[Stored data]

## Files before the change

### python-zlib-ng_amd/csrc/za_deflate.hip

```cpp
#include "za_common.h"
#include "za_crc.h"
#include <type_traits>

#define ZA_CH_GROUP 16
#define ZA_CH_OFFS(x) (((x) >> (32 - ZA_HASH_BITS - 2)) & (((1u << ZA_HASH_BITS) - 1u) << 2))
#define ZA_CH_CHUNK (64 * ZA_CH_GROUP)
#if defined(ZA_CH_STATS) || defined(ZA_ABL_CH_NOHASH) || defined(ZA_ABL_CH_NOATOMIC) || defined(ZA_ABL_CH_NOCHECK) || defined(ZA_ABL_CH_NOSTORE) || \
    defined(ZA_ABL_CH_HALFREADS) || defined(ZA_ABL_CH_HALFWRITES)
#undef ZA_CH_PAIR
#define ZA_CH_PAIR 0
#endif
#ifndef ZA_CH_PAIR
#define ZA_CH_PAIR 1
#endif
#ifdef ZA_CH_FORCE_FIX
#define ZA_CH_FORCE_FIX_ON true
#else
#define ZA_CH_FORCE_FIX_ON false
#endif

typedef uint32_t za_v4u32 __attribute__((ext_vector_type(4)));
__device__ __forceinline__ void za_issue_load16(za_v4u32 &dst, const uint8_t *addr)
{
    asm volatile("global_load_dwordx4 %0, %1, off" : "=v"(dst) : "v"(addr) : "memory");
// ... 893 lines not shown
            const uint32_t idx = P & (ZA_BYTES - 1), w = idx >> 2, sh = idx & 3u;
            const uint32_t m0 = win32[w], m1 = win32[w + 1], m2 = win32[w + 2], m3 = win32[w + 3], m4 = win32[w + 4];
            me0 = __builtin_amdgcn_alignbyte(m1, m0, sh); me1 = __builtin_amdgcn_alignbyte(m2, m1, sh);
            me2 = __builtin_amdgcn_alignbyte(m3, m2, sh); me3 = __builtin_amdgcn_alignbyte(m4, m3, sh);
        };
        auto finish = [&](int p, uint32_t P, uint32_t me0, uint32_t me1, uint32_t me2, uint32_t me3, int maxlen, int cap, int nice,
                          int best_len, int best_dist, uint32_t own_b, uint32_t own_c) {
#pragma unroll
            for (int t = 0; t < (USEC ? 2 : 1); t++) {
                const int dl = maxlen >= ZA_MIN_MATCH ? (int)(t == 0 ? own_b : own_c) : 0;
                if (dl != 0 && dl <= L.max_dist && best_len < nice) {
                    const uint32_t q = P - (uint32_t)dl;
                    const uint32_t sh = q & 3u;
                    const uint32_t *cw = (const uint32_t *)(lds + (q & (uint32_t)(ZA_BYTES - 4)));
                    const uint32_t c0 = cw[0], c1 = cw[1], c2 = cw[2], c3 = cw[3], c4 = cw[4];
                    const uint32_t x0 = __builtin_amdgcn_alignbyte(c1, c0, sh) ^ me0, x1 = __builtin_amdgcn_alignbyte(c2, c1, sh) ^ me1;
                    const uint32_t x2 = __builtin_amdgcn_alignbyte(c3, c2, sh) ^ me2, x3 = __builtin_amdgcn_alignbyte(c4, c3, sh) ^ me3;
                    uint32_t fbit, f1, f2, f3;
                    asm("v_ffbl_b32 %0, %4\n\tv_ffbl_b32 %1, %5\n\tv_ffbl_b32 %2, %6\n\tv_ffbl_b32 %3, %7\n\t"
                        "v_add_u32_e64 %1, %1, 32 clamp\n\tv_add_u32_e64 %2, %2, 64 clamp\n\tv_add_u32_e64 %3, %3, %8 clamp\n\t"
                        "v_min3_u32 %0, %0, %1, %2\n\tv_min_u32_e32 %0, %0, %3"
                        : "=&v"(fbit), "=&v"(f1), "=&v"(f2), "=&v"(f3) : "v"(x0), "v"(x1), "v"(x2), "v"(x3), "s"(96u));
                    int len = (int)min(fbit >> 3, 16u);
                    if (len == 16 && cap > 16) len = za_search_extend(win32, q, P, len, maxlen);
                    len = len < cap ? len : cap;
                    const bool better = len > best_len || (len == best_len && dl < best_dist);
                    best_len = better ? len : best_len;
                    best_dist = better ? dl : best_dist;
                }
            }
            uint32_t result = 0;
            if (best_len >= ZA_MIN_MATCH && !(best_len == 3 && best_dist > L.too_far3) && !(best_len == 4 && best_dist > L.too_far4))
                result = ((uint32_t)best_len << 15) | (uint32_t)(best_dist - 1);
            longm = longm || best_len > 64;
            best[p] = __builtin_amdgcn_perm(me0, result, 0x04020100u);
        };
        auto push = [&](bool alive, int p, uint32_t P, uint32_t q, int best_len, int best_dist, int depth) {
            const unsigned long long m = __ballot(alive);
            if (alive) {
                const uint32_t at = wl_n + __builtin_amdgcn_mbcnt_hi((uint32_t)(m >> 32), __builtin_amdgcn_mbcnt_lo((uint32_t)m, 0u));
                wl[2 * at] = (uint32_t)(p - base) | ((uint32_t)best_len << 12) | ((uint32_t)depth << 21);
                wl[2 * at + 1] = (P - q) | ((uint32_t)best_dist << 16);
            }
            wl_n += (uint32_t)__builtin_popcountll(m);
            __builtin_amdgcn_fence(__ATOMIC_RELEASE, "wavefront");
            __builtin_amdgcn_wave_barrier();
        };
        auto batch = [&](uint32_t nb) {
            wl_n -= nb;
            const bool has = (uint32_t)lane < nb;
            uint32_t e0 = 0, e1 = 0;
            __builtin_amdgcn_fence(__ATOMIC_ACQUIRE, "wavefront");
            if (has) { e0 = wl[2 * (wl_n + lane)]; e1 = wl[2 * (wl_n + lane) + 1]; }
            __builtin_amdgcn_fence(__ATOMIC_ACQ_REL, "wavefront");
            __builtin_amdgcn_wave_barrier();
            bool alive = false;
            int p = 0, best_len = 0, best_dist = 0, depth = 0;
            uint32_t P = 0, q = 0;
            if (has) {
                p = base + (int)(e0 & 0xFFFu);
                best_len = (int)((e0 >> 12) & 0x1FFu); depth = (int)(e0 >> 21); best_dist = (int)(e1 >> 16);
                P = goff + (uint32_t)(ZA_WIN + p);
                q = P - (e1 & 0xFFFFu);
                int seg_end = ((p >> sshift) + 1) << sshift;
                if (seg_end > n) seg_end = n;
                int maxlen = seg_end - p;
                if (maxlen > ZA_MAX_MATCH) maxlen = ZA_MAX_MATCH;
                const int cap = L.cap < maxlen ? L.cap : maxlen, nice = L.nice < cap ? L.nice : cap;
                uint32_t me0, me1, me2, me3;
                my16(P, me0, me1, me2, me3);
                const uint32_t sq = q % ZA_RING;
                uint32_t qb = RING_B0 + 2u * sq;
                uint32_t d = *(const uint16_t *)(lds + qb);
                alive = visit(P, me0, me1, me2, me3, maxlen, cap, nice, q, qb, d, best_len, best_dist, depth);
                if (!alive) finish(p, P, me0, me1, me2, me3, maxlen, cap, nice, best_len, best_dist, (uint32_t)linkb[p], USEC ? (uint32_t)linkc[p] : 0u);
            }
            push(alive, p, P, q, best_len, best_dist, depth);
        };
        uint32_t slot = (goff + (uint32_t)(ZA_WIN + base + tid)) % ZA_RING;
        load_own_links(base + ZA_SEARCH_TILE);
#pragma unroll
        for (int k = 0; k < ZA_SEARCH_TILE / ZA_SEARCH_THREADS; k++, slot = slot + ZA_SEARCH_THREADS >= ZA_RING ? slot + ZA_SEARCH_THREADS - ZA_RING : slot + ZA_SEARCH_THREADS) {
            const int p = base + k * ZA_SEARCH_THREADS + tid;
            bool alive = false;
            const uint32_t P = goff + (uint32_t)(ZA_WIN + p);
            uint32_t q = P;
            int best_len = ZA_MIN_MATCH - 1, best_dist = 0, depth = L.chain;
            if (p < n) {
                int seg_end = ((p >> sshift) + 1) << sshift;
                if (seg_end > n) seg_end = n;
                int maxlen = seg_end - p;
                if (maxlen > ZA_MAX_MATCH) maxlen = ZA_MAX_MATCH;
                uint32_t me0, me1, me2, me3;
                my16(P, me0, me1, me2, me3);
                const int cap = L.cap < maxlen ? L.cap : maxlen, nice = L.nice < cap ? L.nice : cap;
                if (maxlen >= ZA_MIN_MATCH) {
                    uint32_t qb = RING_B0 + 2u * slot;
                    uint32_t d = *(const uint16_t *)(lds + qb);
                    alive = visit(P, me0, me1, me2, me3, maxlen, cap, nice, q, qb, d, best_len, best_dist, depth);
                }
                if (!alive) finish(p, P, me0, me1, me2, me3, maxlen, cap, nice, best_len, best_dist, lkb[k], lkc[k]);
            }
            push(alive, p, P, q, best_len, best_dist, depth);
            while (__builtin_amdgcn_readfirstlane((int)wl_n) >= 64) batch(64u);
        }
        for (;;) {
            const uint32_t left = (uint32_t)__builtin_amdgcn_readfirstlane((int)wl_n);
            if (left == 0) break;
            batch(left < 64u ? left : 64u);
        }
        } else {
        uint32_t slot = (goff + (uint32_t)(ZA_WIN + base + (CONSEC ? 4 * tid : tid))) % ZA_RING;
        load_own_links(base + ZA_SEARCH_TILE);
        if (stats && base > 0) stats_issue(base - ZA_SEARCH_TILE);
#ifndef ZA_SEARCH_KUNROLL
#define ZA_SEARCH_KUNROLL 4
#endif
        const int p0c = base + 4 * tid;
        const uint32_t P0c = goff + (uint32_t)(ZA_WIN + p0c);
        uint32_t cm0 = 0, cm1 = 0, cm2 = 0, cm3 = 0, cm4 = 0;
        uint2 cdq = make_uint2(0u, 0u);
        int cseg_end = 0;
        if (CONSEC && p0c < n) {
            const uint32_t w = (P0c & (ZA_BYTES - 1)) >> 2;
            cm0 = win32[w]; cm1 = win32[w + 1]; cm2 = win32[w + 2]; cm3 = win32[w + 3]; cm4 = win32[w + 4];
            cdq = *(const uint2 *)(lds + RING_B0 + 2u * slot);
            cseg_end = ((p0c >> sshift) + 1) << sshift;
            if (cseg_end > n) cseg_end = n;
        }
#pragma unroll
        for (int k = 0; k < ZA_SEARCH_TILE / ZA_SEARCH_THREADS; k++, slot = CONSEC ? slot : slot + ZA_SEARCH_THREADS >= ZA_RING ? slot + ZA_SEARCH_THREADS - ZA_RING : slot + ZA_SEARCH_THREADS) {
            const int p = CONSEC ? p0c + k : base + k * ZA_SEARCH_THREADS + tid;
            res[k] = 0u;
            if (p >= n) continue;
            int seg_end = cseg_end;
            if (!CONSEC) {
                seg_end = ((p >> sshift) + 1) << sshift;
                if (seg_end > n) seg_end = n;
            }
            int maxlen = seg_end - p;
            if (maxlen > ZA_MAX_MATCH) maxlen = ZA_MAX_MATCH;
            uint32_t result = 0;
            const uint32_t P = goff + (uint32_t)(ZA_WIN + p);
            uint32_t me0, me1, me2, me3;
            if (CONSEC) {
                if (k == 0) { me0 = cm0; me1 = cm1; me2 = cm2; me3 = cm3; }
                else {
                    me0 = __builtin_amdgcn_alignbyte(cm1, cm0, (uint32_t)k); me1 = __builtin_amdgcn_alignbyte(cm2, cm1, (uint32_t)k);
                    me2 = __builtin_amdgcn_alignbyte(cm3, cm2, (uint32_t)k); me3 = __builtin_amdgcn_alignbyte(cm4, cm3, (uint32_t)k);
                }
            } else {
                const uint32_t idx = P & (ZA_BYTES - 1), w = idx >> 2, sh = idx & 3u;
                const uint32_t m0 = win32[w], m1 = win32[w + 1], m2 = win32[w + 2], m3 = win32[w + 3], m4 = win32[w + 4];
                me0 = __builtin_amdgcn_alignbyte(m1, m0, sh); me1 = __builtin_amdgcn_alignbyte(m2, m1, sh);
                me2 = __builtin_amdgcn_alignbyte(m3, m2, sh); me3 = __builtin_amdgcn_alignbyte(m4, m3, sh);
            }
            if (maxlen >= ZA_MIN_MATCH) {
                const int cap = L.cap < maxlen ? L.cap : maxlen;
                const int nice = L.nice < cap ? L.nice : cap;
                int best_len = ZA_MIN_MATCH - 1, best_dist = 0;
                uint32_t q = P;
                uint32_t qb = RING_B0 + 2u * (CONSEC ? slot + (uint32_t)k : slot);
                uint32_t d = CONSEC ? ((k < 2 ? cdq.x : cdq.y) >> (16 * (k & 1))) & 0xFFFFu : (uint32_t)*(const uint16_t *)(lds + qb);
                int depth = STEPS > 0 ? STEPS : L.chain;
#pragma unroll
                while (depth-- > 0) {
                    q -= d;
                    qb -= 2u * d;
                    qb += qb < RING_B0 ? RING_BYTES : 0u;
                    const int dist = (int)(P - q);
                    if (dist > L.max_dist) break;
                    d = *(const uint16_t *)(lds + qb);
                    const uint32_t sh = q & 3u;
                    const uint32_t *cw = (const uint32_t *)(lds + (q & (uint32_t)(ZA_BYTES - 4)));
                    const uint32_t c0 = cw[0], c1 = cw[1], c2 = cw[2], c3 = cw[3], c4 = cw[4];
                    uint32_t x0 = __builtin_amdgcn_alignbyte(c1, c0, sh) ^ me0;
                    uint32_t x1 = __builtin_amdgcn_alignbyte(c2, c1, sh) ^ me1;
                    uint32_t x2 = __builtin_amdgcn_alignbyte(c3, c2, sh) ^ me2;
                    uint32_t x3 = __builtin_amdgcn_alignbyte(c4, c3, sh) ^ me3;
                    uint32_t fbit, f1, f2, f3;
                    asm("v_ffbl_b32 %0, %4\n\tv_ffbl_b32 %1, %5\n\tv_ffbl_b32 %2, %6\n\tv_ffbl_b32 %3, %7\n\t"
                        "v_add_u32_e64 %1, %1, 32 clamp\n\tv_add_u32_e64 %2, %2, 64 clamp\n\tv_add_u32_e64 %3, %3, %8 clamp\n\t"
                        "v_min3_u32 %0, %0, %1, %2\n\tv_min_u32_e32 %0, %0, %3"
                        : "=&v"(fbit), "=&v"(f1), "=&v"(f2), "=&v"(f3) : "v"(x0), "v"(x1), "v"(x2), "v"(x3), "s"(96u));
                    int len = (int)min(fbit >> 3, FULL ? 16u : (uint32_t)cap);
                    if (FULL && len == 16 && cap > 16 && best_len < cap &&
                        (best_len < 16 || (uint8_t)za_lds_ld32(win32, q + (uint32_t)best_len) == (uint8_t)za_lds_ld32(win32, P + (uint32_t)best_len))) {
                        len = za_search_extend(win32, q, P, len, maxlen);
                    }
                    if (FULL) len = len < cap ? len : cap;
                    const bool better = len > best_len;
                    best_len = better ? len : best_len;
                    best_dist = better ? dist : best_dist;
                    if (best_len >= nice) break;
                }
                bool from_bc = false;
#ifndef ZA_ABL_SEARCH_NO_B
                {
                    const uint32_t dl = lkb[k];
#ifdef ZA_ABL_BC_SELF
                    const uint32_t q2 = P - (dl & 3u);
#else
                    const uint32_t q2 = P - dl;
#endif
                    const uint32_t *cw = (const uint32_t *)(lds + (q2 & (uint32_t)(ZA_BYTES - 4)));
                    const uint32_t c0 = cw[0], c1 = cw[1];
                    const uint32_t x = (__builtin_amdgcn_alignbyte(c1, c0, q2 & 3u) ^ me0) << 8;
                    const bool better = x == 0u && dl != 0u && (int)dl <= L.max_dist &&
                                        (ZA_HASH_BYTES_B > best_len || (ZA_HASH_BYTES_B == best_len && (int)dl < best_dist));
                    best_len = better ? ZA_HASH_BYTES_B : best_len;
                    best_dist = better ? (int)dl : best_dist;
                    from_bc = better;
                }
#endif
#ifndef ZA_ABL_SEARCH_NO_C
                if (USEC) {
                    const uint32_t dl = lkc[k];
#ifdef ZA_ABL_BC_SELF
                    const uint32_t q2 = P - (dl & 3u);
#else
                    const uint32_t q2 = P - dl;
#endif
                    const uint32_t sh = q2 & 3u;
                    const uint32_t *cw = (const uint32_t *)(lds + (q2 & (uint32_t)(ZA_BYTES - 4)));
                    const uint32_t c0 = cw[0], c1 = cw[1], c2 = cw[2], c3 = cw[3];
                    const uint32_t x = (__builtin_amdgcn_alignbyte(c1, c0, sh) ^ me0) | (__builtin_amdgcn_alignbyte(c2, c1, sh) ^ me1) |
                                       (__builtin_amdgcn_alignbyte(c3, c2, sh) ^ me2);
                    const bool better = x == 0u && dl != 0u && (int)dl <= L.max_dist && cap >= ZA_HASH_BYTES_C &&
                                        (ZA_HASH_BYTES_C > best_len || (ZA_HASH_BYTES_C == best_len && (int)dl < best_dist));
                    best_len = better ? ZA_HASH_BYTES_C : best_len;
                    best_dist = better ? (int)dl : best_dist;
                    from_bc = from_bc || better;
                }
#endif
#ifndef ZA_ABL_NO_EXTEND
                if (!FULL && (best_len == cap || from_bc) && best_len < maxlen) {
                    best_len = za_search_extend(win32, P - (uint32_t)best_dist, P, best_len, maxlen);
                }
#endif
                if (best_len >= ZA_MIN_MATCH && !(best_len == 3 && best_dist > L.too_far3) && !(best_len == 4 && best_dist > L.too_far4))
                    result = ((uint32_t)best_len << 15) | (uint32_t)(best_dist - 1);
                longm = longm || best_len > 64;
            }
#ifdef ZA_ABL_SEARCH_NOLIT
            res[k] = result;
#else
            res[k] = __builtin_amdgcn_perm(me0, result, 0x04020100u);
#endif
        }
        res_base = base;
        }
        if (pq < need_links) store_quad(pq, need_links, nq);
        {
            const int p = bytes_loaded + 8 * tid;
            if (p < need_bytes) {
                const uint64_t v = nbv >> nsh;
                store_bytes(p, (uint32_t)v);
                if (p + 4 < need_bytes) store_bytes(p + 4, (uint32_t)(v >> 32));
            }
        }
        if (ZA_OWN_STAGE) own_store(base + ZA_SEARCH_TILE);
        links_loaded = need_links; bytes_loaded = need_bytes;
        if (stats) { flush_results(); stats_use(); __syncthreads(); }
        else za_lds_barrier();
    }
    if constexpr (!FULL) flush_results();
    if (stats && n > 0) {
        __syncthreads();
        stats_issue((n - 1) & ~(ZA_SEARCH_TILE - 1));
        stats_use();
        for (int d = 32; d >= 1; d >>= 1) { st_U += (uint32_t)__shfl_xor((int)st_U, d, 64); st_NM += (uint32_t)__shfl_xor((int)st_NM, d, 64); }
        if ((tid & 63) == 0) { atomicAdd(&st_cnt[0], st_U); atomicAdd(&st_cnt[1], st_NM); }
        __syncthreads();
        const uint32_t U = st_cnt[0], NM = st_cnt[1];
        uint32_t hh = 0u;
        if (tid < 256) {
            hh = 16u * st_hist[tid] + 1u + (U >> 6);
            st_hist[tid] = 0u;
            uint32_t T = hh;
            for (int d = 32; d >= 1; d >>= 1) T += (uint32_t)__shfl_xor((int)T, d, 64);
            if ((tid & 63) == 0) atomicAdd(&st_cnt[2], T);
        }
        __syncthreads();
        if (tid < 256) {
            const uint32_t T = st_cnt[2];
            uint32_t *cost = cost_ws + (size_t)ui * ZA_DP_COSTS;
            int lbias = za_ilog4(U + NM, U ? U : 1u), mbias = za_ilog4(U + NM, NM ? NM : 1u);
            lbias = lbias > 24 ? 24 : lbias;
            mbias = mbias > 24 ? 24 : mbias;
            const int cl = za_ilog4(T, hh) + lbias;
            cost[tid] = (uint32_t)(cl < 12 ? 12 : cl > 52 ? 52 : cl);
            if (tid == 0) { cost[256] = (uint32_t)(12 + mbias + 20); cost[257] = 0u; }
        }
        __syncthreads();
        if (tid < 4) st_cnt[tid] = 0u;
        st_U = 0u; st_NM = 0u;
    }
    if (L.dp && __ballot(longm) != 0ull && (tid & 63) == 0) cost_ws[(size_t)ui * ZA_DP_COSTS + 258] = 1u;
    carry_bytes = bytes_loaded; n_prev = n;
    }
}
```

WORK ORDER: Find the string "visit" in the entries above and return each line that holds it.

ANSWER FOR THE TASK:
                alive = visit(P, me0, me1, me2, me3, maxlen, cap, nice, q, qb, d, best_len, best_dist, depth);
                    alive = visit(P, me0, me1, me2, me3, maxlen, cap, nice, q, qb, d, best_len, best_dist, depth);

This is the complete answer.